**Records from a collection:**
#ifndef FMX_AU_WPE
#define FMX_AU_WPE 1
#endif
__global__ __launch_bounds__(256) __attribute__((amdgpu_waves_per_eu(FMX_AU_WPE))) void k_audio(AudioArgs a) {
  extern __shared__ __align__(16) unsigned char au_smem[];
  AuShared &S = *reinterpret_cast<AuShared *>(au_smem);
  const int c = au_channel(blockIdx.x, a.C, a.in_tiled != 0);
  const int tid = threadIdx.x;
  const FmxDesign *__restrict__ D = a.des;
  const FmxChanParam par = a.par[c];
  const int n = a.n;
  const bool mono = (a.mode == 2 || a.mode == 3);
  const bool lrfir = (a.mode == 0 || a.mode == 4);
  const bool af = (a.mode != 4);
  const bool pipe_mono = (a.mode == 3);
  const int deemph = par.deemph;
  const float dalpha = (deemph == 0) ? D->deemph_alpha[0] : ((deemph == 1) ? D->deemph_alpha[1] : par.deemph_alpha);
  const bool de_on = deemph != 2;
  const float dc_alpha = mono ? 0.0008f : 0.005f;
  const float de_a1 = -(1.0f - dalpha);
  const float dc_a1 = -1.0f + dc_alpha;
  if (a.sig_out && blockIdx.x * 256 < (unsigned)a.C) {
    const int cs = blockIdx.x * 256 + tid;
    if (cs < a.C)
      signal_level_eval(a.sig_sums + 6 * (size_t)cs, a.sig_samples, a.sig_par + 4 * (size_t)cs,
                        a.sig_smooth + 2 * (size_t)cs, a.sig_out + cs);
  }
  float *lrh = a.lr_hist + (size_t)c * 2 * (FMX_LR_LEN - 1);
  float *win = mono ? a.mono_win + (size_t)c * 32 : a.af_win + (size_t)c * 2 * 32;
  float2 *const F = S.xf;
  float2 cx = make_float2(0.0f, 0.0f);
  if (lrfir && tid < AU_HALO) cx = make_float2(lrh[tid], lrh[(FMX_LR_LEN - 1) + tid]);
  if (af)
    for (int h = tid; h < AU_RHALO; h += 256) S.fh[h] = make_float2(win[h], mono ? 0.0f : win[32 + h]);
  float *iir = mono ? a.mono_iir + (size_t)c * 2 : a.af_iir + (size_t)c * 4;
  if (af && tid == 0) {
    if (mono) {
      S.iir[0] = iir[0];
      S.iir[1] = 0.0f;
      S.iir[2] = iir[1];
      S.iir[3] = 0.0f;
    } else {
      for (int k = 0; k < 4; ++k) S.iir[k] = iir[k];
    }
  }
  const FmxSched *sched = nullptr;
  int sched_n = 0;
  if (af) {
    const int g = a.group[c];
    sched = a.sched + (size_t)g * a.sched_stride;
    sched_n = a.sched_n[g];
    for (int k = tid; k < FMX_NPFB * FMX_AF_SUB; k += 256) {
      const int b = k / FMX_AF_SUB, nn = k % FMX_AF_SUB;
      S.hT[nn][b] = D->af_h[k];
    }
  }
  if (lrfir) {
    static_assert(FMX_LR_QN % 2 == 0, "dword window");
    const float *qs = reinterpret_cast<const float *>(&D->lr_q16[0][0][0]);
    for (int p = tid >> 6; p < (2 * FMX_LR_QN + 63) / 64; p += 4)
      dma_dword(qs + min(64 * p + (tid & 63), 2 * FMX_LR_QN - 1), lds_addr(&S.lrq[64 * p]));
  }
  if (tid == 0) {
    S.eb = 0;
    S.count = 0;
  }
  const bool tiled = a.in_tiled != 0;
  const float *inl = a.in_l + (tiled ? lr_tile_idx(c, 0, a.in_stride) : (size_t)c * a.in_stride);
  const float *inr = mono ? nullptr : a.in_r + (tiled ? lr_tile_idx(c, 0, a.in_stride) : (size_t)c * a.in_stride);
  auto ti = [&](int j) __attribute__((always_inline)) { return tiled ? (j >> 4) * 32 + (j & 15) : j; };
  const float sc = D->lr_scale;
  int mrem = 0, mtot = 0;
  if (a.mute) {
    mrem = a.mute[2 * c];
    mtot = a.mute[2 * c + 1];
  }
  const int mdone = (mtot > mrem) ? mtot - mrem : 0;
  const int mfade = max(1, min(a.mute_fade, mtot / 2));
  __syncthreads();
  for (int n0 = 0; n0 < n; n0 += AU2_T) {
    const int cnt = min(AU2_T, n - n0);
    FmxSched en3[3];
    if (af) {
      const int eb = S.eb;
#pragma unroll
      for (int k = 0; k < 3; ++k) {
        const int e = eb + tid + 256 * k;
        en3[k] = (e < sched_n) ? sched[e] : FmxSched{0xFFFF, 0.0f};
      }
    }
    {
      float vl[AU2_PT], vr[AU2_PT];
#pragma unroll
      for (int k = 0; k < AU2_PT; ++k) {
        const int j = tid + 256 * k;
        vl[k] = (j < cnt) ? inl[ti(n0 + j)] : 0.0f;
        vr[k] = (j < cnt && !mono) ? inr[ti(n0 + j)] : 0.0f;
      }
      if (lrfir) {
        _Float16 *im = reinterpret_cast<_Float16 *>(S.xf);
        auto put = [&](int i, float l, float r) __attribute__((always_inline)) {
          l *= 1024.0f;
          r *= 1024.0f;
          const _Float16 lh = (_Float16)l, rh = (_Float16)r;
          im[i] = lh;
          im[AU_IMG + i] = (_Float16)(l - (float)lh);
          im[2 * AU_IMG + i] = rh;
          im[3 * AU_IMG + i] = (_Float16)(r - (float)rh);
        };
        if (tid < AU_HALO) put(tid, cx.x, cx.y);
#pragma unroll
        for (int k = 0; k < AU2_PT; ++k) put(AU_HALO + tid + 256 * k, vl[k], vr[k]);
        if (tid < AU_IMG - AU_HALO - AU2_T) put(AU_HALO + AU2_T + tid, 0.0f, 0.0f);
#pragma unroll
        for (int k = 0; k < AU2_PT; ++k) {
          const int j = tid + 256 * k;
          if (j >= cnt - AU_HALO && j < cnt) S.hf[j - (cnt - AU_HALO)] = make_float2(vl[k], vr[k]);
        }
        if (tid < AU_HALO && tid >= cnt) S.hf[tid - cnt] = cx;
      } else {
#pragma unroll
        for (int k = 0; k < AU2_PT; ++k) {
          const int j = tid + 256 * k;
          if (j < cnt) F[AU_RHALO + j] = make_float2(vl[k], vr[k]);
        }
      }
      if (!lrfir && af && tid < AU_RHALO) F[tid] = S.fh[tid];
    }
    if (tid == 0) S.ee = S.eb;
    __syncthreads();
    if (lrfir) {
      typedef _Float16 f16x8_t __attribute__((ext_vector_type(8)));
      typedef float f32x4_t __attribute__((ext_vector_type(4)));
      typedef unsigned int u32x4 __attribute__((ext_vector_type(4)));
      const int lane = tid & 63, wave = tid >> 6, col = lane & 15, g = lane >> 4;
      const _Float16 *im = reinterpret_cast<const _Float16 *>(S.xf);
      const int xb = 16 * (32 * wave + col) + 8 * g;
      const f16x8_t *bLh = reinterpret_cast<const f16x8_t *>(im + xb);
      const f16x8_t *bLl = reinterpret_cast<const f16x8_t *>(im + AU_IMG + xb);
      const f16x8_t *bRh = reinterpret_cast<const f16x8_t *>(im + 2 * AU_IMG + xb);
      const f16x8_t *bRl = reinterpret_cast<const f16x8_t *>(im + 3 * AU_IMG + xb);
      const int qb = 8 * g + 15 - col, qc = qb & 1;
      const uint32_t *qh = &S.lrq[0] + qc * FMX_LR_QN + (qb - qc) / 2;
      const uint32_t *ql = qh + FMX_LR_QN / 2;
      auto frag = [&](int ks, const uint32_t *q) __attribute__((always_inline)) {
        return u32x4{q[16 * ks], q[16 * ks + 1], q[16 * ks + 2], q[16 * ks + 3]};
      };
      f32x4_t aL[2], aR[2];
      aL[0] = aL[1] = aR[0] = aR[1] = f32x4_t{0.0f, 0.0f, 0.0f, 0.0f};
      u32x4 ah = frag(0, qh), al = frag(0, ql);
#pragma unroll
      for (int ks = 0; ks < FMX_LR_KS; ++ks) {
        const f16x8_t ahi = __builtin_bit_cast(f16x8_t, ah), alo = __builtin_bit_cast(f16x8_t, al);
        if (ks + 1 < FMX_LR_KS) {
          ah = frag(ks + 1, qh);
          al = frag(ks + 1, ql);
        }
#pragma unroll
        for (int u = 0; u < 2; ++u) {
          const f16x8_t lh = bLh[32 * u + 4 * ks], ll = bLl[32 * u + 4 * ks];
          const f16x8_t rh = bRh[32 * u + 4 * ks], rl = bRl[32 * u + 4 * ks];
          aL[u] = __builtin_amdgcn_mfma_f32_16x16x32_f16(lh, ahi, aL[u], 0, 0, 0);
          aR[u] = __builtin_amdgcn_mfma_f32_16x16x32_f16(rh, ahi, aR[u], 0, 0, 0);
          aL[u] = __builtin_amdgcn_mfma_f32_16x16x32_f16(ll, ahi, aL[u], 0, 0, 0);
          aR[u] = __builtin_amdgcn_mfma_f32_16x16x32_f16(rl, ahi, aR[u], 0, 0, 0);
          aL[u] = __builtin_amdgcn_mfma_f32_16x16x32_f16(lh, alo, aL[u], 0, 0, 0);
          aR[u] = __builtin_amdgcn_mfma_f32_16x16x32_f16(rh, alo, aR[u], 0, 0, 0);
        }
      }
      if (tid < AU_HALO) cx = S.hf[tid];
      __syncthreads();
      if (af && tid < AU_RHALO) F[tid] = S.fh[tid];
      const float osc = sc * (1.0f / 4194304.0f);
#pragma unroll
      for (int u = 0; u < 2; ++u) {
#pragma unroll
        for (int i = 0; i < 4; ++i) {
          const int j = 256 * (2 * wave + u) + 16 * (4 * g + i) + col;
          const float2 y = make_float2(aL[u][i] * osc, aR[u][i] * osc);
          if (af) F[AU_RHALO + j] = y;
          if (a.lr_out_l && j < cnt) {
            a.lr_out_l[(size_t)c * a.lr_out_stride + n0 + j] = y.x;
            a.lr_out_r[(size_t)c * a.lr_out_stride + n0 + j] = y.y;
          }
        }
      }
    }
    __syncthreads();
    if (af) {
      const int eb = S.eb;
      int last = -1;
#pragma unroll
      for (int k = 0; k < 3; ++k) {
        const int e = eb + tid + 256 * k;
        if (e < sched_n && (en3[k].packed & 0xFFFF) < n0 + cnt) {
          const int i = (en3[k].packed & 0xFFFF) - n0;
          const int b = (en3[k].packed >> 16) & 0xFF;
          const bool boundary = (en3[k].packed >> 24) & 1;
          const int b0 = boundary ? FMX_NPFB - 1 : b, b1 = boundary ? 0 : b + 1;
          const int i0 = boundary ? i - 1 : i;
          float y0l = 0.0f, y0r = 0.0f, y1l = 0.0f, y1r = 0.0f;
          auto mac = [](float &y, float h, float x) __attribute__((always_inline)) {
            float t;
            asm("v_mul_f32 %0, %2, %3\n\tv_add_f32 %1, %1, %0" : "=&v"(t), "+v"(y) : "v"(h), "v"(x));
          };
#pragma unroll
          for (int m = 0; m < FMX_AF_SUB; ++m) {
            const float2 v0 = F[AU_RHALO + i0 - (FMX_AF_SUB - 1) + m];
            const float2 v1 = F[AU_RHALO + i - (FMX_AF_SUB - 1) + m];
            const float h0 = S.hT[FMX_AF_SUB - 1 - m][b0], h1 = S.hT[FMX_AF_SUB - 1 - m][b1];
            mac(y0l, h0, v0.x);
            mac(y0r, h0, v0.y);
            mac(y1l, h1, v1.x);
            mac(y1r, h1, v1.y);
          }
          const float mu = en3[k].mu, omu = 1.0f - mu;
          float yl, yr;
          asm("v_mul_f32 %0, %2, %3\n\tv_mul_f32 %1, %2, %4" : "=&v"(yl), "=&v"(yr) : "v"(omu), "v"(y0l), "v"(y0r));
          mac(yl, mu, y1l);
          mac(yr, mu, y1r);
          S.o[e - eb] = make_float2(yl, yr);
          last = e;
        }
      }
      if (last >= 0) atomicMax(&S.ee, last + 1);
      __syncthreads();
      const int m = S.ee - eb;
      float xl[3], xr[3];
      bool on[3];
#pragma unroll
      for (int k = 0; k < 3; ++k) {
        const int q = 3 * tid + k;
        on[k] = q < m;
        const float2 v = on[k] ? S.o[q] : make_float2(0.0f, 0.0f);
        xl[k] = v.x;
        xr[k] = v.y;
      }
      auto compose = [&](float a_, const float *bl, const float *br, float &A, float &BL, float &BR) {
        A = 1.0f;
        BL = 0.0f;
        BR = 0.0f;
#pragma unroll
        for (int k = 0; k < 3; ++k)
          if (on[k]) {
            BL = a_ * BL + bl[k];
            BR = a_ * BR + br[k];
            A = a_ * A;
          }
      };
      if (de_on) {
        float A, BL, BR, pl, pr;
        compose(-de_a1, xl, xr, A, BL, BR);
        au_scan_prev(A, BL, BR, S.iir[0], S.iir[1], S.ws, pl, pr);
#pragma unroll
        for (int k = 0; k < 3; ++k)
          if (on[k]) {
            const float vl = xl[k] - de_a1 * pl, vr = xr[k] - de_a1 * pr;
            if (3 * tid + k == m - 1) {
              S.iir[0] = vl;
              S.iir[1] = vr;
            }
            pl = vl;
            pr = vr;
            xl[k] = dalpha * vl;
            xr[k] = dalpha * vr;
          }
      }
      float A, BL, BR, ql, qr;
      compose(-dc_a1, xl, xr, A, BL, BR);
      au_scan_prev(A, BL, BR, S.iir[2], S.iir[3], S.ws, ql, qr);
      const int o0 = S.count;
#pragma unroll
      for (int k = 0; k < 3; ++k)
        if (on[k]) {
          const float vl = xl[k] - dc_a1 * ql, vr = xr[k] - dc_a1 * qr;
          float yl = vl - ql, yr = vr - qr;
          if (3 * tid + k == m - 1) {
            S.iir[2] = vl;
            S.iir[3] = vr;
          }
          ql = vl;
          qr = vr;
          if (pipe_mono) yl = yl * 0.5f;
          if (a.clamp) {
            yl = d_clamp(yl, -1.0f, 1.0f);
            yr = d_clamp(yr, -1.0f, 1.0f);
          }
          const int o = o0 + 3 * tid + k;
          if (o < mrem) {
            const int idx = mdone + o;
            float gain = 0.0f;
            if (idx < mfade) gain = 1.0f - ((float)idx / (float)mfade);
            else if (idx >= mtot - mfade) gain = (float)(mtot - idx) / (float)mfade;
            gain = d_clamp(gain, 0.0f, 1.0f);
            yl *= gain;
            yr *= gain;
          }
          if (o < a.cap) {
            a.out_l[(size_t)c * a.out_stride + o] = yl;
            if (pipe_mono) a.out_r[(size_t)c * a.out_stride + o] = yl;
            else if (!mono) a.out_r[(size_t)c * a.out_stride + o] = yr;
          }
        }
      __syncthreads();
      if (tid == 0) {
        S.count = o0 + m;
        S.eb = eb + m;
      }
    }
    {
      float2 cf = make_float2(0.0f, 0.0f);
      if (af && tid < AU_RHALO) cf = F[tid + cnt];
      __syncthreads();
      if (af && tid < AU_RHALO) S.fh[tid] = cf;
      __syncthreads();
    }
  }
  if (lrfir && tid < AU_HALO) {
    lrh[tid] = cx.x;
    lrh[(FMX_LR_LEN - 1) + tid] = cx.y;
  }
  if (af) {
    for (int h = tid; h < AU_RHALO; h += 256) {
      const float2 v = S.fh[h];
      win[h] = v.x;
      if (!mono) win[32 + h] = v.y;
    }
    if (tid == 0) {
      if (mono) {
        iir[0] = S.iir[0];
        iir[1] = S.iir[2];
      } else {
        for (int k = 0; k < 4; ++k) iir[k] = S.iir[k];
      }
    }
    const int nout = S.count < a.cap ? S.count : a.cap;
    if (tid == 0 && a.out_count) a.out_count[c] = nout;
    if (tid == 0 && a.mute && mrem > 0 && nout > 0) {
      const int mc = min(nout, mrem);
      a.mute[2 * c] = mrem - mc;
      if (mrem - mc == 0) a.mute[2 * c + 1] = 0;
    }
  }
}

**Exercise description:**
Above are the records; from them, give again exactly the lines from the one containing "const bool mono" to the one containing "if (cs < a.C)", both lines included, and nothing more.

**Completed task:**
  const bool mono = (a.mode == 2 || a.mode == 3);
  const bool lrfir = (a.mode == 0 || a.mode == 4);
  const bool af = (a.mode != 4);
  const bool pipe_mono = (a.mode == 3);
  const int deemph = par.deemph;
  const float dalpha = (deemph == 0) ? D->deemph_alpha[0] : ((deemph == 1) ? D->deemph_alpha[1] : par.deemph_alpha);
  const bool de_on = deemph != 2;
  const float dc_alpha = mono ? 0.0008f : 0.005f;
  const float de_a1 = -(1.0f - dalpha);
  const float dc_a1 = -1.0f + dc_alpha;
  if (a.sig_out && blockIdx.x * 256 < (unsigned)a.C) {
    const int cs = blockIdx.x * 256 + tid;
    if (cs < a.C)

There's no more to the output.